Losing Ugly

18 Apr

Sometimes I catch a glimpse of myself in the mirror and I am surprised at who I am. My face is full, not fat or anything, but full. I used to be so narrow, wispy, like there was nothing to me. For so long, I  felt so awkward and one dimensional. I was tall and tripped over my large feet. My hair was stringy and flat. I didn’t have a personality to help anything, I didn’t talk to people. I was shy and afraid. I felt ugly. So ugly. I never once thought I was pretty until a boy told me when I was fourteen. Even then, it was hard to believe.

It takes a long time to lose ugly.

Soon, I suppose I will reach the time where I will have been an adult longer then I have been a child. But for now, my adolescence still feels closer then my new found adulthood.

Some mornings it is hard to face the world, hard to face yourself in the mirror. Old Ugly comes out to pester you. When she’s around, It seems impossible not notice every flaw and every imperfection is magnified by her mockery. You try to scare her away with make up and fake self- confidence talks,  but still she is there creeping over your shoulder, always complaining, never satisfied.

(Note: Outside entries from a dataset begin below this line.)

+    const uint64_t D = w.m[MK_D], nD = ~D;
+    const uint64_t Ur = w.m[MK_U], Wr = w.m[MK_W], Xr = w.m[MK_X], Sr = w.m[MK_S];
+    const uint64_t W = Wr & nD, S = Sr & nD, N = w.m[MK_N] & nD;
+    const uint64_t CR = w.m[MK_CR] & nD, TR = w.m[MK_TR] & nD, C = w.m[MK_C] & nD;
+    const uint64_t H = SY & nD, HD = SY & D;
+    const uint64_t Lr = Ur | Wr, L = Lr & nD, Upr = Ur & ~Wr, Up = Upr & nD, Xnr = Xr & ~Lr, Xn = Xnr & nD;
+    const uint64_t pfx = SY & (Xr | Sr) & ~w.m[MK_CR] & ~Lr;
     const uint64_t p1 = td_land(C, pfx << 1);
     const uint64_t a1 = (H & L) | (p1 & L);
-    uint64_t good = td_land(W, td_land(Up, a1));
-    const uint64_t hn = H & N;
-    const uint64_t near = (pv & PV_SINGLE_DIGIT) ? (hn << 1) : ((hn << 1) | (hn << 2) | (hn << 3));
-    const uint64_t ln = td_land(N, hn);
+    uint64_t ll = td_land(W, td_land(Up, a1 | ((HD & Upr) << 1)) | ((HD & Wr & ~Upr) << 1));
+    uint64_t good = ll;
+    if (td_has_bytes<B>::value && !(pv & PV_NO_CONTRACTION)) {
+        uint64_t ap = ll & w.m[MK_A] & nD & ~(D >> 1) & td_bits_below(62);
+        if (td_wave_any(ap != 0ull)) {
+            uint64_t lc = 0;
+            while (ap) {
+                const int e = td_ctz64(ap);
+                ap &= ap - 1ull;
+                const uint32_t b1 = (*bytes)(e + 1), c1 = b1 | 0x20u;
+                int len = 0;
+                if (b1 < 0x80u && (c1 == 's' || c1 == 't' || c1 == 'm' || c1 == 'd')) len = 2;
+                else if (!((D >> (e + 2)) & 1ull)) {
+                    const uint32_t b2 = (*bytes)(e + 2), c2 = b2 | 0x20u;
+                    if (b1 < 0x80u && b2 < 0x80u && ((c1 == 'r' && c2 == 'e') || (c1 == 'v' && c2 == 'e') || (c1 == 'l' && c2 == 'l'))) len = 3;
+                    else if (b1 == 0xC5u && b2 == 0xBFu) len = 3;
+                }
+                if (len) lc |= 1ull << (e + len);
+            }
+            good |= lc;
+            ll |= lc;
+        }
+    }
+    const uint64_t hn = H & N, hnd = (HD & w.m[MK_N]) << 1;
+    const uint64_t near = (pv & PV_SINGLE_DIGIT) ? ((hn << 1) | hnd) : ((hn << 1) | (hn << 2) | (hn << 3) | hnd | (hnd << 1) | (hnd << 2));
+    const uint64_t ln = td_land(N, hn | hnd);
     good |= ln & near;
     if (extra && hn && !(pv & PV_SINGLE_DIGIT)) {
         const uint64_t NC = N & ~C;
@@ -711,10 +746,12 @@
         good |= ln & ((e3 << 1) | (e3 << 2) | (e3 << 3));
         *extra = e3;
     }
-    const uint64_t b1 = (H & Xn) | ((H & SP & (Xn >> 1)) << 1);
+    const uint64_t b1 = (H & Xn) | ((SY & w.m[MK_SP] & (Xn >> 1)) << 1) | ((HD & Xnr) << 1);
     good |= td_land(TR, td_land(Xn, b1));
-    const uint64_t hs = H & S;
-    good |= td_land(S, hs) & ((CR << 1) | (hs << 1));
+    const uint64_t hs = H & S, hsd = (HD & Sr) << 1;
+    const uint64_t lcr = line_starts ? ll & CR : 0ull;
+    good |= td_land(S, hs | hsd | lcr) & ((CR << 1) | (hs << 1) | hsd);
+    if (line_starts) *line_starts = lcr;
     const uint64_t bad_end = SY & ~good;
     const uint64_t zr = td_brev64(~SY);
     const uint64_t start = (td_brev64(bad_end) << 1) | 1ull;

And she loves to get you to compare yourself  to every one else.

You’ve seen the Dove tranformation video. You know beauty lies inside, but it’s so hard to see that at times when that one woman ________ seems so nauseatingly perfect, and you begin to fall for the ancient lie that if only you have the skin/hair/eyes/bubbly personality of _________, then life would be grand.

This is nothing but a recipe for a gross cycle of misery.

The things I’ve realized is over the years is no one can scare Ugly off, but you.

(Contrary to popular belief, not even an amazing loving man who tells you every day how beautiful you are.)

The only way I have found to really lose Ugly is to stop looking at myself so much and understand  that I am loved.

There is a beauty that bubbles up from the inside of me, onto the outside, a sparkle, I am alive, I am loved. And it’s not because I did anything, or look or act a certain way.

It is Real Love, and it is mine.  A Love way beyond good days and bad days, self esteem or lack of any at all.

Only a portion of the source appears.